Rathsted

Foundations - a Kubernetes baseline you can control, explain, and defend

When customers, auditors, or procurement start asking hard questions about how your systems are run, the answers should already be there.

Rathsted Foundations is a validated single-node k3s baseline on supported Linux hosts. It combines Git-based change control, policy enforcement, and verification output so teams have something concrete to review before they scale the model further.

Who controls infrastructure matters. It affects privacy, accountability, and who can answer for changes.

If you cannot show who has access, what changed, and what is running, the case gets weaker quickly. Rathsted Foundations gives teams something concrete to review instead of rebuilding the story during an audit or customer review.

It is the base layer underneath your applications and services, helping you set rules, review changes, and show what was deployed.

The repo, docs, and verification output are public, so teams can evaluate the baseline directly without going through a sales process first.

When It Fits

Not every team needs this. For some teams, the driver is jurisdictional: where workloads run and where data lands. For others it is organizational: who governs the environment, who approves changes, and who holds operational responsibility. Often it is both.

Regulated organizations

You need a system you can explain clearly when auditors, security reviewers, procurement teams, or customers start asking questions.

Customer-owned delivery

You deliver into infrastructure your customer controls and need a cleaner handoff and fewer surprises later.

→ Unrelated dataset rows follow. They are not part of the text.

template <int TPW, int KSM>
__global__ __launch_bounds__(256) void k_tcx(TcxArgs a) {
    extern __shared__ __attribute__((aligned(16))) unsigned char smem[];
    constexpr int WC = TPW * 16, SP = WC + 8;
    uint16_t* stage = (uint16_t*)smem;
    float* lds_rc = (float*)(stage + 4 * 16 * SP);
    float* lds_fin = lds_rc + 4 * WC;
    const int tid = threadIdx.x, lane = tid & 63;
    const int cls = __builtin_amdgcn_readfirstlane(tid >> 6);
    const int ph = cls >> 1, pw = cls & 1;
    const int l15 = lane & 15, lg = lane >> 4;
    const int ci0 = blockIdx.y * a.cib;
    const int cin = min(a.cib, a.Ci - ci0);
    const bool do_red = a.red_y != nullptr;
    const int nslots = (1 + ph) * (1 + pw);
    const int kc = nslots * a.Co;

    if (do_red)
        for (int i = tid; i < 4 * WC; i += 256) {
            const int r = i / WC, c = i - r * WC, cc = ci0 + c;
            float v = 0.f;
            if (c < cin) {
                if (r == 0) v = a.red_bn[cc];
                else if (r == 1) v = a.red_bn[a.Ci + cc];
                else if (r == 2) v = a.red_bn[6 * a.Ci + cc];
                else v = -a.red_bn[5 * a.Ci + cc] * a.red_bn[6 * a.Ci + cc];
            }
            lds_rc[i] = v;
        }
    int koff[KSM];
    unsigned nbits = 0;
    bf16x8_t wf[TPW][KSM];
#pragma unroll
    for (int ks = 0; ks < KSM; ++ks) {
        const int k = ks * 32 + lg * 8;
        const int slot = k / a.Co, co = k - slot * a.Co;
        const bool kok = k < kc;
        int dh = 0, dw = 0;
        if (kok) {
            if (ph && pw) { dh = slot >> 1; dw = slot & 1; }
            else if (ph) dh = slot;
            else if (pw) dw = slot;
        }
        koff[ks] = kok ? (dh * a.Wo + dw) * a.Co + co : -1;
        nbits |= (unsigned)(dh | (dw << 1)) << (2 * ks);
        const int col = (dh * 2 + dw) * a.Co + co;
#pragma unroll
        for (int t = 0; t < TPW; ++t) {
            const int rl = t * 16 + l15;
            const int row = cls * a.Ci + ci0 + rl;
            uint4 v = make_uint4(0, 0, 0, 0);
            if (kok && rl < cin && row < a.rows_pad) v = *(const uint4*)(a.w + (size_t)row * a.Kpad + col);
            wf[t][ks] = *(const bf16x8_t*)&v;
        }
    }
    if (do_red) __syncthreads();

    uint16_t* st = stage + cls * 16 * SP;
    const int hw = a.Ho * a.Wo;
    const int ngroups = (a.M2 + 15) >> 4;
    const int cpp = cin >> 3;
    constexpr int NPASS = (16 * (WC / 8) + 63) / 64;
    float r1[NPASS][8], r2[NPASS][8];
#pragma unroll
    for (int p = 0; p < NPASS; ++p)
#pragma unroll
        for (int j = 0; j < 8; ++j) { r1[p][j] = 0.f; r2[p][j] = 0.f; }

    uint4 v0[KSM];
    int ooff[NPASS], ooff_n[NPASS];
    uint4 yv[NPASS], yv_n[NPASS];
    auto issue = [&](int g) {
        const int m = g * 16 + l15;
        const bool mok = m < a.M2;
        const int n = mok ? tcx_fdiv(m, hw, a.rcp_hw) : 0, rem = m - n * hw;
        const int i = mok ? tcx_fdiv(rem, a.Wo, a.rcp_wo) : 0, j = rem - i * a.Wo;
        const uint16_t* base = a.dy + (size_t)(mok ? m : 0) * a.Co;
#pragma unroll
        for (int ks = 0; ks < KSM; ++ks) {
            const int dh = (nbits >> (2 * ks)) & 1, dw = (nbits >> (2 * ks + 1)) & 1;
            v0[ks] = make_uint4(0, 0, 0, 0);
            if (mok && koff[ks] >= 0 && i + dh < a.Ho && j + dw < a.Wo) v0[ks] = *(const uint4*)(base + koff[ks]);
        }
#pragma unroll
        for (int p = 0; p < NPASS; ++p) {
            const int q = p * 64 + lane;
            const int px = q / cpp, ch = q - px * cpp;
            const int mm = g * 16 + px;
            ooff_n[p] = -1;
            yv_n[p] = make_uint4(0, 0, 0, 0);
            if (q < 16 * cpp && mm < a.M2) {
                const int n2 = tcx_fdiv(mm, hw, a.rcp_hw), rem2 = mm - n2 * hw;
                const int i2 = tcx_fdiv(rem2, a.Wo, a.rcp_wo), j2 = rem2 - i2 * a.Wo;
                ooff_n[p] = ((n2 * 2 * a.Ho + 2 * i2 + ph) * (2 * a.Wo) + 2 * j2 + pw) * a.Ci + ci0 + ch * 8;
                if (do_red) yv_n[p] = *(const uint4*)((const uint16_t*)a.red_y + ooff_n[p]);
            }
        }
    };
    if ((int)blockIdx.x < ngroups) issue(blockIdx.x);
    for (int g = blockIdx.x; g < ngroups; g += gridDim.x) {
        const int m0 = g * 16;
        bf16x8_t bf[KSM];
#pragma unroll
        for (int ks = 0; ks < KSM; ++ks) bf[ks] = *(const bf16x8_t*)&v0[ks];
#pragma unroll
        for (int p = 0; p < NPASS; ++p) { ooff[p] = ooff_n[p]; yv[p] = yv_n[p]; }
        if (g + (int)gridDim.x < ngroups) issue(g + gridDim.x);
#pragma unroll
        for (int t = 0; t < TPW; ++t) {
            f32x4_t acc = (f32x4_t){0.f, 0.f, 0.f, 0.f};
#pragma unroll
            for (int ks = 0; ks < KSM; ++ks) acc = __builtin_amdgcn_mfma_f32_16x16x32_bf16(wf[t][ks], bf[ks], acc, 0, 0, 0);
            uint2 pk;
            pk.x = pack_bf16(acc[0], acc[1]);
            pk.y = pack_bf16(acc[2], acc[3]);
            *(uint2*)(st + l15 * SP + t * 16 + lg * 4) = pk;
        }
        __builtin_amdgcn_wave_barrier();
#pragma unroll
        for (int p = 0; p < NPASS; ++p) {
            const int q = p * 64 + lane;
            const int px = q / cpp, ch = q - px * cpp;
            if (ooff[p] >= 0) {
                const uint4 pk = *(const uint4*)(st + px * SP + ch * 8);
                st_u4((uint16_t*)a.out + ooff[p], pk, true);
                if (do_red) {
                    const uint32_t gu[4] = {pk.x, pk.y, pk.z, pk.w}, yu[4] = {yv[p].x, yv[p].y, yv[p].z, yv[p].w};
                    const int cl = ch * 8;
#pragma unroll
                    for (int jj = 0; jj < 4; ++jj)
                        mnas_red2(gu[jj], yu[jj], mnas_ld2(lds_rc + cl + 2 * jj), mnas_ld2(lds_rc + WC + cl + 2 * jj),
                                  mnas_ld2(lds_rc + 2 * WC + cl + 2 * jj), mnas_ld2(lds_rc + 3 * WC + cl + 2 * jj), &r1[p][2 * jj], &r2[p][2 * jj]);
                }
            }
        }
        __builtin_amdgcn_wave_barrier();
    }
    if (do_red && a.stats) {
        float* outp = a.stats;
        for (int p = 0; p < NPASS; ++p) {
            __syncthreads();
#pragma unroll
            for (int j = 0; j < 8; ++j) { lds_fin[tid * 16 + j] = r1[p][j]; lds_fin[tid * 16 + 8 + j] = r2[p][j]; }
            __syncthreads();
            for (int i = tid; i < 2 * cin; i += 256) {
                const int r = i / cin, c = i - r * cin, cc = c >> 3, j = c & 7;
                float v = 0.f;
                for (int th = 0; th < 256; ++th)
                    if (((p * 64 + (th & 63)) % cpp) == cc && p * 64 + (th & 63) < 16 * cpp) v += lds_fin[th * 16 + r * 8 + j];
                float* d = outp + ((size_t)r * a.Ci + ci0 + c) * gridDim.x + blockIdx.x;
                *d = (p == 0 ? 0.f : *d) + v;
            }
        }
    }
}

Jurisdiction-sensitive operations

You need to know where workloads and data land, and whether that fits your contracts, customers, or region.

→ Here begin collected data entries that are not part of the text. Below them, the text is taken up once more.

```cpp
int dsp_fail(int code, const char* fmt, ...) {
    char buf[512];
    va_list ap;
    va_start(ap, fmt);
    vsnprintf(buf, sizeof buf, fmt, ap);
    va_end(ap);
    g_last_error = buf;
    return code;
}
void dsp_set_last_error(const char* text) { g_last_error = text ? text : ""; }
// ... 1257 lines not shown
        }
    }
    P.n_ops = n_dev_ops;

    {
        int i = 0;
        const dsp_op* ld = (n_ops > i && ops[i].opcode == DSP_OP_LOAD) ? &ops[i++] : nullptr;
        const dsp_op* bs = (ld && n_ops > i && ops[i].opcode == DSP_OP_BL_SUBTRACT) ? &ops[i++] : nullptr;
        const dsp_op* pz = (ld && n_ops > i && ops[i].opcode == DSP_OP_POLE_ZERO) ? &ops[i++] : nullptr;
        const dsp_op* tp = (pz && n_ops > i && ops[i].opcode == DSP_OP_TRAP_PICKOFF) ? &ops[i++] : nullptr;
        const dsp_op* st = (tp && n_ops > i && ops[i].opcode == DSP_OP_STORE_SCALAR) ? &ops[i++] : nullptr;
        const int wdt = ld ? io[ld->io].dtype : -1;
        const bool tau_col = pz && pz->sp[0].kind == DSP_ARG_INPUT && io[pz->sp[0].index].dtype == DSP_F32;
        const bool shape = !f64 && st && i == n_ops && n_slots == 1 && ld->ip[0] == 0 && ld->ip[1] == 0 && (wdt == DSP_F32 || wdt == DSP_I16 || wdt == DSP_U16) && P.io[ld->io].vec_ok &&
                           (!bs || (bs->dst == 0 && bs->src == 0 && bs->sp[0].kind != DSP_ARG_REG)) && pz->dst == 0 && pz->src == 0 &&
                           (pz->sp[0].kind == DSP_ARG_CONST || tau_col) &&
                           tp->src == 0 && tp->sp[0].kind != DSP_ARG_REG && st->ip[0] == tp->dst &&
                           (slot_len[0] == 1024 || slot_len[0] == 2048 || slot_len[0] == 4096 || slot_len[0] == 8192);
        if (!shape && st && i == n_ops && n_slots == 1) {
            if (f64) note(ch, "the energy chain in a float64 loop: the fused energy kernels are float32");
            else if (pz->sp[0].kind != DSP_ARG_CONST && !tau_col)
                note(ch, "a pole-zero time constant per event that is not a float32 column: the fused energy kernels take a constant or such a column");
            else if (!(slot_len[0] == 1024 || slot_len[0] == 2048 || slot_len[0] == 4096 || slot_len[0] == 8192))
                note(ch, "waveforms of %d samples: the fused energy kernels take 1024, 2048, 4096 or 8192", slot_len[0]);
            else if (!P.io[ld->io].vec_ok) note(ch, "rows that do not start on 16-byte boundaries: the fused energy kernels read 16 bytes per lane");
        }
        auto f32_col = [&](const dsp_scalar_arg& a) { return a.kind != DSP_ARG_INPUT || io[a.index].dtype == DSP_F32; };
        if (shape && (!bs || f32_col(bs->sp[0])) && f32_col(tp->sp[0]) && io[st->io].dtype == DSP_F32) {
            EnergyArgs& F = ch->fused;
            const DevOp& dpz = P.ops[dev_index[pz - ops]];
            const DevOp& dtp = P.ops[dev_index[tp - ops]];
            F.wf_stride = io[ld->io].row_stride;
            F.wf_offset = io[ld->io].offset;
            F.len = slot_len[0];
            F.has_bl = bs ? 1 : 0;
            if (bs) {
                if (bs->sp[0].kind == DSP_ARG_INPUT) {
                    ch->io_bl = bs->sp[0].index;
                    F.bl_stride = io[ch->io_bl].row_stride;
                } else {
                    F.bl_const = (float)bs->sp[0].value;
                }
            }
            if (tp->sp[0].kind == DSP_ARG_INPUT) {
                ch->io_tp = tp->sp[0].index;
                F.tp_stride = io[ch->io_tp].row_stride;
            } else {
                F.tp_const = (float)tp->sp[0].value;
            }
            F.mode = tp->io;
            F.out_stride = io[st->io].row_stride;
            F.c = dpz.fc[0];
            F.tau_nan = dpz.ic[0];
            F.rr = dtp.fc[0];
            F.ll = dtp.fc[1];
            F.all_nan = dtp.ic[9];
            F.C = P.slots[0].C;
            F.pitch = P.slots[0].pitch;
            F.invC = P.slots[0].invC;
            for (int k = 0; k < 3; ++k) {
                F.q[k] = dtp.ic[3 + k];
                F.rho[k] = dtp.ic[6 + k];
            }
            F.lds_elems_per_wave = P.lds_elems_per_wave;
            F.slot_off = P.slots[0].off;
#ifdef DSPEED_HIP_DIAG
            if (const char* ab = getenv("DSPEED_HIP_ABLATE")) F.ablate = atoi(ab);
#endif
            ch->io_wf = ld->io;
            ch->io_out = st->io;
            ch->fused_trap = tp->ip[3];
            ch->fused_npf = slot_len[0] / 256;
            ch->fused_ok = slot_len[0] <= 4096 && wdt == DSP_F32 && !tau_col;
            if (tau_col) {
                ch->io_tau = pz->sp[0].index;
                F.tau_stride = io[ch->io_tau].row_stride;
            }
            ch->wf_dtype = wdt;
            const char* env = getenv("DSPEED_HIP_NO_FUSED");
            ch->fused_on = !(env && env[0] == '1');
            {
                EnergyArgs& I = ch->rr;
                I = F;
                const int Ci = slot_len[0] / 64 + 1;
                I.C = Ci;
                I.pitch = Ci;
                I.invC = 1.0f / (float)Ci;
                int guard = 2 * Ci + 8;
                guard = ((guard + 3) / 4) * 4;
                I.slot_off = guard;
                const int ng1 = (Ci - 1) / 8 + 1, auxp = ng1 <= 9 ? 9 : (ng1 | 1);
                int elems = guard + 64 * Ci + 16 + 64 * auxp + 32;
                elems = ((elems + 3) / 4) * 4;
                I.lds_elems_per_wave = elems;
                ch->rr_lds_bytes = elems * 4;
                for (int k = 0; k < 3; ++k) {
                    I.q[k] = dtp.ic[k];
                    I.rho[k] = 0;
                }
                for (int S = 1; S <= 2; ++S) {
                    const int CS = (Ci - 1) / S;
                    for (int k = 0; k < 3; ++k)
                        for (int sidx = 0; sidx < S; ++sidx) {
                            const int pos = sidx * CS - dtp.ic[k];
                            const int r = ((pos % Ci) + Ci) % Ci;
                            const int shift = (r - pos) / Ci;
                            int cs = r / CS;
                            if (cs > S - 1) cs = S - 1;
                            ch->plan[S - 1].shift[k][sidx] = shift;
                            ch->plan[S - 1].cs[k][sidx] = cs;
                            ch->plan[S - 1].local[k][sidx] = r - cs * CS;
                        }
                }
                ch->rr_ok = true;
                ch->variant = 6;
                if (const char* venv = getenv("DSPEED_HIP_VARIANT")) ch->variant = atoi(venv);
                if (ch->variant != 1 && ch->variant != 8) ch->variant = 6;
            }
        }
    }

    ch->fir_ok = match_fir_shape(ch, ops, n_ops, io, slot_len, n_slots, f64);
    if (!ch->fir_ok) {
        for (int k = 0; k < DSP_FIR_MAXK; ++k) ch->fio_taps[k] = ch->fio_out[k] = -1;
        ch->fir_ok = match_fir_store_shape(ch, ops, n_ops, io, slot_len, n_slots, f64);
    }
    if (ch->fir_ok) {
        const char* env = getenv("DSPEED_HIP_NO_FUSED");
        ch->fused_on = !(env && env[0] == '1');
        const char* f32 = getenv("DSPEED_HIP_FIR_F32");
        const dsp_io_desc& w = io[ch->fio_wf];
        const int es = w.dtype == DSP_F32 ? 4 : 2;
        const int n_slice = ch->fir.n;
        if (!(f32 && f32[0] == '1') && (w.row_stride * es) % 16 == 0 && (w.offset * es) % 16 == 0 &&
            ((n_slice & 7) == 0 || w.offset + ((n_slice + 7) & ~7) <= w.row_stride)) {
            ch->fir_f16 = true;
            ch->f16.tz = dsp_internal_fir_f16_tz(ch->fir.kend);
        }
    }
    ch->rows_ok = match_rows_shape(ch, ops, n_ops, io, n_io, slot_len, n_slots, dev_index, f64);
    if (!ch->rows_ok) {
        ch->rio_wf = ch->rio_bl = ch->rio_thr = ch->rio_ts = ch->rio_tpt = ch->rio_dwt = -1;
        for (int k = 0; k < 4; ++k) ch->rio_mm[k] = -1;
    } else {
        const char* env = getenv("DSPEED_HIP_NO_FUSED");
        ch->fused_on = !(env && env[0] == '1');
    }

    {
        bool only_scalar = true;
        for (int i = 0; i < n_ops; ++i) {
            const int oc = ops[i].opcode;
            only_scalar &= oc == DSP_OP_SCALAR_AFFINE || oc == DSP_OP_SCALAR_DIV || oc == DSP_OP_SCALAR_CONVERT || oc == DSP_OP_SCALAR_FUNC ||
                           oc == DSP_OP_STORE_SCALAR;
        }
        ch->scalar_ok = only_scalar && n_dev_ops == n_ops;
        if (ch->scalar_ok) {
            const char* env = getenv("DSPEED_HIP_NO_FUSED");
            ch->fused_on = !(env && env[0] == '1');
        }
    }
    ch->pz_ok = match_pz_rows_shape(ch, ops, n_ops, io, slot_len, n_slots, dev_index, f64);
    if (ch->pz_ok) {
        const char* env = getenv("DSPEED_HIP_NO_FUSED");
        ch->fused_on = !(env && env[0] == '1');
    }
    ch->red_ok = match_reduce_shape(ch, ops, n_ops, io, slot_len, f64);
    if (ch->red_ok) {
        const char* env = getenv("DSPEED_HIP_NO_FUSED");
        ch->fused_on = !(env && env[0] == '1');
    }
    {
        const char* off = getenv("DSPEED_HIP_NO_FIR_RUNS");
        if (!ch->red_ok && !(off && off[0] == '1')) ch->runs_ok = match_fir_runs_shape(ch, ops, n_ops, io, slot_len, n_slots, f64);
        if (ch->runs_ok) {
            const char* env = getenv("DSPEED_HIP_NO_FUSED");
            ch->fused_on = !(env && env[0] == '1');
            ch->fir_ok = ch->fir_f16 = false;
        }
    }
    ch->cur_ok = match_current_shape(ch, ops, n_ops, io, slot_len, f64);
    if (!ch->cur_ok) {
        ch->cio_wf = ch->cio_t0 = -1;
        for (int k = 0; k < 4; ++k) ch->cio_out[k] = -1;
// ... 240 lines not shown
```

Before: 340.3 million waveforms/s.

## Pad per-lane LDS pitch to even and use 8-byte LDS accesses in rr kernel

Changes the per-lane chunk pitch in LDS from 4*NPF+1 to 4*NPF+2 so each lane's samples are 8-byte aligned, then reads and writes samples as float2 pairs instead of single floats. Lagged trapezoid-filter reads are re-based to even addresses, and the replay loop is specialised at compile time for each combination of lag parities. A compiler barrier keeps adjacent pairs from being merged into ds_read2/ds_write2, and a build-time disassembly check enforces that. The aim is to halve LDS instruction count in the recursive filter phases, at the cost of one extra virtual sample per lane, slightly more LDS, more template instantiations, and a possible change in bank-conflict behaviour with the even pitch.

```diff
diff --git a/dspeed_amd/build.py b/dspeed_amd/build.py
--- a/dspeed_amd/build.py
+++ b/dspeed_amd/build.py
@@ -41,6 +41,53 @@
                            " -- a helper taking Ctx& was outlined, or a local array is indexed at run time (see NO_SCRATCH in build.py)")
 
 
+RR_NO_FUSED_LDS = {"dsp_energy.hip": ("dsp_energy_rr_kernel", ("ds_read2_b64", "ds_write2_b64"),
+                                      "RR_NO_MERGE no longer keeps neighbouring 8-byte LDS accesses apart (see dsp_energy.hip)")}
+
+
+def _llvm_tool(name: str) -> str | None:
+    roots = [os.path.join(os.path.dirname(os.path.dirname(os.path.realpath(_hipcc()))), "llvm", "bin"),
+             os.path.join(os.path.dirname(os.path.realpath(_hipcc())), "..", "lib", "llvm", "bin"), "/opt/rocm/llvm/bin"]
+    for r in roots:
+        if os.path.exists(os.path.join(r, name)):
+            return os.path.join(r, name)
+    return shutil.which(name)
+
+
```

Teams that need more operational control

You need more control over how systems are managed and who approves changes.

If one of those sounds familiar, Rathsted Foundations is the kind of starting point worth evaluating.

What It Does

  • Baseline rules are active from the start. Policy checks and workload admission rules are in place before new deployments are allowed to run.
  • Changes follow a clear review path. Git-based updates are versioned, repeatable, and easier to trace back to a decision.
  • You can show what was shipped. Signed release records and software inventory help explain what is running and where it came from.
  • You have something better than promises. Reviewers get records they can inspect instead of screenshots and hand-waving.

Why Control Matters

When a customer asks where their workloads run, where their data is stored or processed, who approved the last deployment or policy change, or how you would respond to a breach, can your team answer clearly? These are not hypothetical questions. They come up in security reviews, procurement due diligence, and audit conversations. Rathsted Foundations gives you a system where the answers are part of the running infrastructure, not assembled during a review.

What Rathsted Foundations Does Not Do

  • Not full platform outsourcing. It does not take over operation of your environment or remove every infrastructure decision.
  • Not automatic compliance. It helps you produce controls, records, and verification output. It does not replace auditors, legal review, procurement, or internal governance decisions.
  • Not enough on its own. It does not make a cloud or hosting provider meet your control, governance, or jurisdiction requirements on its own.
  • Not every layer at once. It does not solve every follow-on need in the stack. Secrets, monitoring, backup, and other adjacent decisions still require deliberate choices for your environment.

Open by Default

  • Full source, no gates. The entire baseline is open source under Apache 2.0 - read every line, fork the repo, and run it without asking permission.
  • Compliance mappings published. A published set of baseline controls is mapped to CIS Kubernetes Benchmark, NIST 800-53, and SOC 2. The mappings live in the public repo.
  • Sample verification output. Output from real validated runs is available on the site and in the repo.
  • Based in Canada. Built for teams that care where operational responsibility sits.